It's definitely true that life is slower on the lake. We putz around more and rush around less. I've slowed down my running schedule out of necessity, with sick kids and paperwork and visitors to focus on in the evenings instead of getting in shape for the half marathon. Trevor's getting home later and later at night -- when the sun goes down, he heads home.
It's odd though, even with our general slowing down, that the girls have backtracked. Marta, my champion sleeper, is needing lots of attention as she falls asleep each night. Covering, telling me "one more thing," another drink, a rock in the chair. When she wakes during the night she has a harder time going back to sleep on her own. I haven't pushed her to cry it out -- I have a hard time doing this at any point in our lives, but I feel that she's especially sensitive since moving in with Trevor's parents. She asks a couple times a day to move back to our Cedar Creek house or the Lake House. It isn't that she's not happy to be here -- she loves waking up to grandparents and a full, lively house. I think she really gets that it's not our place, and she just can't settle. She's also constantly asking me to feed her, when the moment she could feed herself at age... one? 18 months? she refused help forever. Nowadays she melts if I don't give her help, with sandwiches, bananas, full meals, even ice cream.

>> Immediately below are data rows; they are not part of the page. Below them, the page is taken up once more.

## Tag mixed-row queue entries with tile and leaf to skip leaf re-lookup

Stream kernels now push a (row offset, tag) pair into the mixed queue, where the tag encodes the tile index and the line leaf code already found during streaming. The leaf-join kernel uses the tag to go straight to the line record, skipping the quad/csub/block lookups. Rows tagged as fully mixed are passed through without touching their coordinates. This doubles queue bytes and stage LDS, enlarges the leaf-kernel staging buffer, and lowers leaf blocks per CU from 2 to 1.

```diff
diff --git a/mosaic_amd/csrc/join_binned.h b/mosaic_amd/csrc/join_binned.h
--- a/mosaic_amd/csrc/join_binned.h
+++ b/mosaic_amd/csrc/join_binned.h
@@ -85,6 +85,8 @@
     h = MOSAIC_FP_MIX(h, sizeof(binned::Images));
     h = MOSAIC_FP_MIX(h, offsetof(JoinArgs, res));
     h = MOSAIC_FP_MIX(h, offsetof(JoinArgs, counts));
+    h = MOSAIC_FP_MIX(h, offsetof(StreamArgs, tagq));
+    h = MOSAIC_FP_MIX(h, offsetof(StreamArgs, tile_lbase));
     return h;
 }
 #undef MOSAIC_FP_MIX
diff --git a/mosaic_amd/csrc/join_common.h b/mosaic_amd/csrc/join_common.h
--- a/mosaic_amd/csrc/join_common.h
+++ b/mosaic_amd/csrc/join_common.h
@@ -137,18 +137,26 @@
     if (mixed) wq[wn + __popcll(mm & lt_mask)] = rowoff;
     wn += (uint32_t)__popcll(mm);
 }
-__device__ inline void stage_flush(const JoinArgs& a, uint32_t* wq, uint32_t& wn, int lane, uint32_t min_rows) {
+__device__ inline void stage_push2(uint32_t* wq, uint32_t& wn, bool mixed, uint32_t rowoff, uint32_t tag,
+                                   unsigned long long lt_mask) {
+    const unsigned long long mm = __ballot(mixed);
+    if (mixed) *(uint2*)(wq + 2u * (wn + (uint32_t)__popcll(mm & lt_mask))) = make_uint2(rowoff, tag);
+    wn += (uint32_t)__popcll(mm);
+}
+__device__ inline void stage_flush(const JoinArgs& a, uint32_t* wq, uint32_t& wn, int lane, uint32_t min_rows, uint32_t ew = 1u) {
     if (wn < min_rows || wn == 0) return;
     __builtin_amdgcn_fence(__ATOMIC_RELEASE, "wavefront");
     __builtin_amdgcn_wave_barrier();
     __builtin_amdgcn_fence(__ATOMIC_ACQUIRE, "wavefront");
     unsigned long long base = 0;
     if (lane == 0) base = atomicAdd(a.mixq_count, (unsigned long long)wn);
-    base = __shfl(base, 0, 64);
-    for (uint32_t k = (uint32_t)lane; k < wn; k += 64) a.mixq[base + k] = wq[k];
+    base = __shfl(base, 0, 64) * ew;
+    for (uint32_t k = (uint32_t)lane; k < wn * ew; k += 64) a.mixq[base + k] = wq[k];
     __builtin_amdgcn_wave_barrier();
     wn = 0;
 }
+
+__host__ __device__ inline int stream_count_words(int n_polygons) { return (n_polygons + 64 + 1) & ~1; }
 
 struct StreamArgs {
     double x0, y0, sxC, syC;
@@ -167,10 +175,16 @@
     int32_t n_qrec, n_qrec_words, qrl;
     double sxF, syF, gx0F, gy0F;
     int32_t gxmaxF, gymaxF, fix_ok;
+    int32_t tagq;
     const uint32_t* tile_lbase;
     const tiles::LineRec* llines;
 };
 static const int kStageWords = 128;
+__device__ inline uint32_t stage_flush_rows(int32_t stage_words, uint32_t ew) {
+    const int32_t r = stage_words / (int32_t)ew - 64;
+    return (uint32_t)(r < 1 ? 1 : r);
+}
+static const int kLeafStageWords = 320;
 static const int kCptBufWords = 192;
 static const uint32_t kNoLoad = 0x7ffffff0u;
 
@@ -215,6 +229,39 @@
     const uint32_t w = qmask[2u * rr + (b >> 5)];
     const uint32_t c = qcode[rr];
     return (rec && __builtin_amdgcn_ubfe(w, b & 31u, 1u)) ? c : q;
+}
+
+__device__ inline uint32_t leaf_row_code(const StreamArgs& s, uint32_t tag, double x, double y) {
+    constexpr int F = tiles::kFixBits;
+    const uint32_t t = tiles::tagged_code_fixed(s.tile_lbase, s.llines, s.cs, s.sxF, s.gx0F, s.syF, s.gy0F, (uint32_t)s.gxmaxF,
+                                                (uint32_t)s.gymaxF, tag, x, y);
+    if (t != (uint32_t)tiles::kSubBlock) return t;
+    if (!isfinite(x + y)) return tiles::kMixed;
+    const uint16_t* quad = (const uint16_t*)s.quad;
+    const uint32_t* qmask = s.qrec;
+    const uint16_t* qcode = (const uint16_t*)(s.qrec + 2 * s.n_qrec);
+    const uint32_t cs = (uint32_t)s.cs, qs = (uint32_t)s.qs, cm = (1u << cs) - 1u, qm = (1u << qs) - 1u;
+    const uint32_t gix = min(tiles::fix_cvt(fma(x, s.sxF, s.gx0F)), (uint32_t)s.gxmaxF);
+    const uint32_t giy = min(tiles::fix_cvt(fma(y, s.syF, s.gy0F)), (uint32_t)s.gymaxF);
+    const uint32_t ixC = gix >> F, iyC = giy >> F, ix = ixC >> cs, iy = iyC >> cs;
+    const uint32_t q = quad_lookup<F>(s, quad, qmask, qcode, gix, giy);
+    const uint32_t e = q < 0x8000u ? q : s.csub[((q & 0x7fffu) << (2 * qs)) + (((iy & qm) << qs) | (ix & qm))];
+    uint32_t code = e;
+    if (tiles::sub_is_block(e) && !(e & tiles::kLineBit)) {
+        const uint32_t tile = (iyC >> s.tsh) * (uint32_t)s.tnx + (ixC >> s.tsh);
+        const uint32_t base = s.tile_base[tile];
+        const uint32_t lc = s.blocks[base + ((e & 0x3fffu) << (2 * cs)) + (((iyC & cm) << cs) | (ixC & cm))];
+        code = lc;
+        if (tiles::leaf_is_line(lc)) {
+            const tiles::LineRec lr = s.llines[s.tile_lbase[tile] + (lc & 0x3fffu)];
+            const uint32_t fm = (1u << (cs + F)) - 1u;
+            const float sc = 1.0f / (float)(1 << F);
+            code = tiles::line_code(lr, (float)(gix & fm) * sc, (float)(giy & fm) * sc);
+        }
+    } else if (tiles::sub_is_block(e)) {
+        code = tiles::kMixed;
+    }
+    return code;
 }
 
 static const uint32_t kBngPure = 0x80000000u, kBngLeaf = 0x40000000u;
diff --git a/mosaic_amd/csrc/join_stream.hip b/mosaic_amd/csrc/join_stream.hip
--- a/mosaic_amd/csrc/join_stream.hip
+++ b/mosaic_amd/csrc/join_stream.hip
@@ -5,7 +5,7 @@
 __global__ void __launch_bounds__(1024) __attribute__((amdgpu_waves_per_eu(4))) k_join_stream(JoinArgs a, StreamArgs s) {
     extern __shared__ unsigned int lds[];
     const int nwaves = (int)(blockDim.x >> 6);
-    const int ncw = LDS_COUNTS ? a.n_polygons + 64 : 0;
+    const int ncw = LDS_COUNTS ? stream_count_words(a.n_polygons) : 0;
     uint32_t* stage = lds + ncw;
     uint32_t* tb = stage + nwaves * s.stage_words;
     uint32_t* quadw = tb + (s.tb_lds ? s.n_tiles : 0);
@@ -26,6 +26,7 @@
     const int wave = __builtin_amdgcn_readfirstlane((int)(threadIdx.x >> 6));
     uint32_t* wq = stage + wave * s.stage_words;
     uint32_t wn = 0;
+    const uint32_t ew = s.tagq ? 2u : 1u, fl = stage_flush_rows(s.stage_words, ew);
     const uint32_t cm = (1u << s.cs) - 1u, qm = (1u << s.qs) - 1u, tm = (1u << s.tsh) - 1u;
     const int64_t stride = (int64_t)gridDim.x * blockDim.x * 4;
     int64_t w0 = a.row_lo + ((int64_t)blockIdx.x * blockDim.x + (int64_t)wave * 64) * 4;
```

Berit has wanted to move back to the Cedar Creek house since we left. It's hard to move from house to house, even if the houses are great ones. She always seems to enjoy being at her grandparents' house, but she's started asking for help in the bathroom. We've always helped with the tougher stuff in there, but now she wants help with the easy stuff, too -- or just someone to chat with, or to hand her the soap when she washes her hands. I wonder if she's actually regressing in some way, just getting used to so many people being available to her, or is trying to get my attention, as I'm often chasing after Marta and someone else gets to Berit before I can.
These are all little things, I know, and I'm not worried about them. But I am looking forward to watching how the girls change again after our next move -- into their own home this time.